Dataset items:
════════

## Overlap Philox noise draws with output projection and fuse sampler update into GEMM epilogue

Generates the per-step Gaussian noise (Philox plus Box-Muller) in rounds spread across waves and interleaves it into the output-projection GEMM loop through a new hook, staging the noise in an LDS buffer. The sampler update now runs directly from the MFMA accumulator registers instead of going through an fp32 LDS tile and a second pass. x, guidance and inpaint loads are prefetched with buffer loads, and the new sample is written straight into the A-image used by the Wx GEMM. The goal is to hide the noise ALU work under the GEMM's memory waits and to remove a barrier-separated LDS round trip at each step boundary. The cost is higher register pressure and a new LDS layout that could hurt occupancy or scheduling.

```diff
diff --git a/regennet_amd/csrc/rgn_layers.hip b/regennet_amd/csrc/rgn_layers.hip
--- a/regennet_amd/csrc/rgn_layers.hip
+++ b/regennet_amd/csrc/rgn_layers.hip
@@ -29,6 +29,7 @@
 
 #ifdef RGN_LY_STAMPS
 __device__ long long g_ly_st[1024][16];
+__device__ int g_ly_it = 1;
 #define RGN_LYT(i)                                                                                   \
     {                                                                                                \
         __builtin_amdgcn_sched_barrier(0);                                                           \
@@ -38,7 +39,7 @@
 #define RGN_LYS(i)                                                                                   \
     {                                                                                                \
         __builtin_amdgcn_sched_barrier(0);                                                           \
-        if (threadIdx.x == 0 && blockIdx.x < 1024 && it == 1) g_ly_st[blockIdx.x][i] = __builtin_readcyclecounter(); \
+        if (threadIdx.x == 0 && blockIdx.x < 1024 && it == g_ly_it) g_ly_st[blockIdx.x][i] = __builtin_readcyclecounter(); \
         __builtin_amdgcn_sched_barrier(0);                                                           \
     }
 #else
@@ -46,8 +47,8 @@
 #define RGN_LYS(i)
 #endif
 
-constexpr int LY_XLD = 356, LY_TILE = 0, LY_XIMG = 92160, LY_NKX = 11;
-static_assert(64 * LY_XLD * 4 <= LY_XIMG && LY_XIMG + LY_NKX * 4096 <= LY_LDS, "step boundary LDS map");
+constexpr int LY_E = LY_Y, LY_BOUT = LY_E + BU_E_BYTES, LY_NKX = 11;
+static_assert(LY_BOUT + BU_FMAX * 4 <= LY_PF && LY_NKX * LY_KB <= LY_Y && 32 * LY_NKX == BU_FMAX, "step boundary LDS map");
 
 template <bool STEPS, bool GUIDED = false, bool F16 = false, bool INPAINT = false>
 __global__ __launch_bounds__(LY_NTH, 2) void k_layers(LayersArgs g) {
@@ -94,7 +95,7 @@
     load_qbias(g.lw[0].bqkv, 0);
 
     const int nit = STEPS ? g.steps : 1;
-    auto out_proj = [&](f32x16 (&acc)[2][2], int wv) {
+    auto out_proj = [&](f32x16 (&acc)[2][2], int wv, auto hook) {
 #pragma unroll
         for (int a2 = 0; a2 < 2; ++a2)
 #pragma unroll
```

════════

» ABOUT THIS TASK
Nothing but a number is wanted here: please count the lines in the entries above that include the word "define".

» ANSWER TO THE EXERCISE
3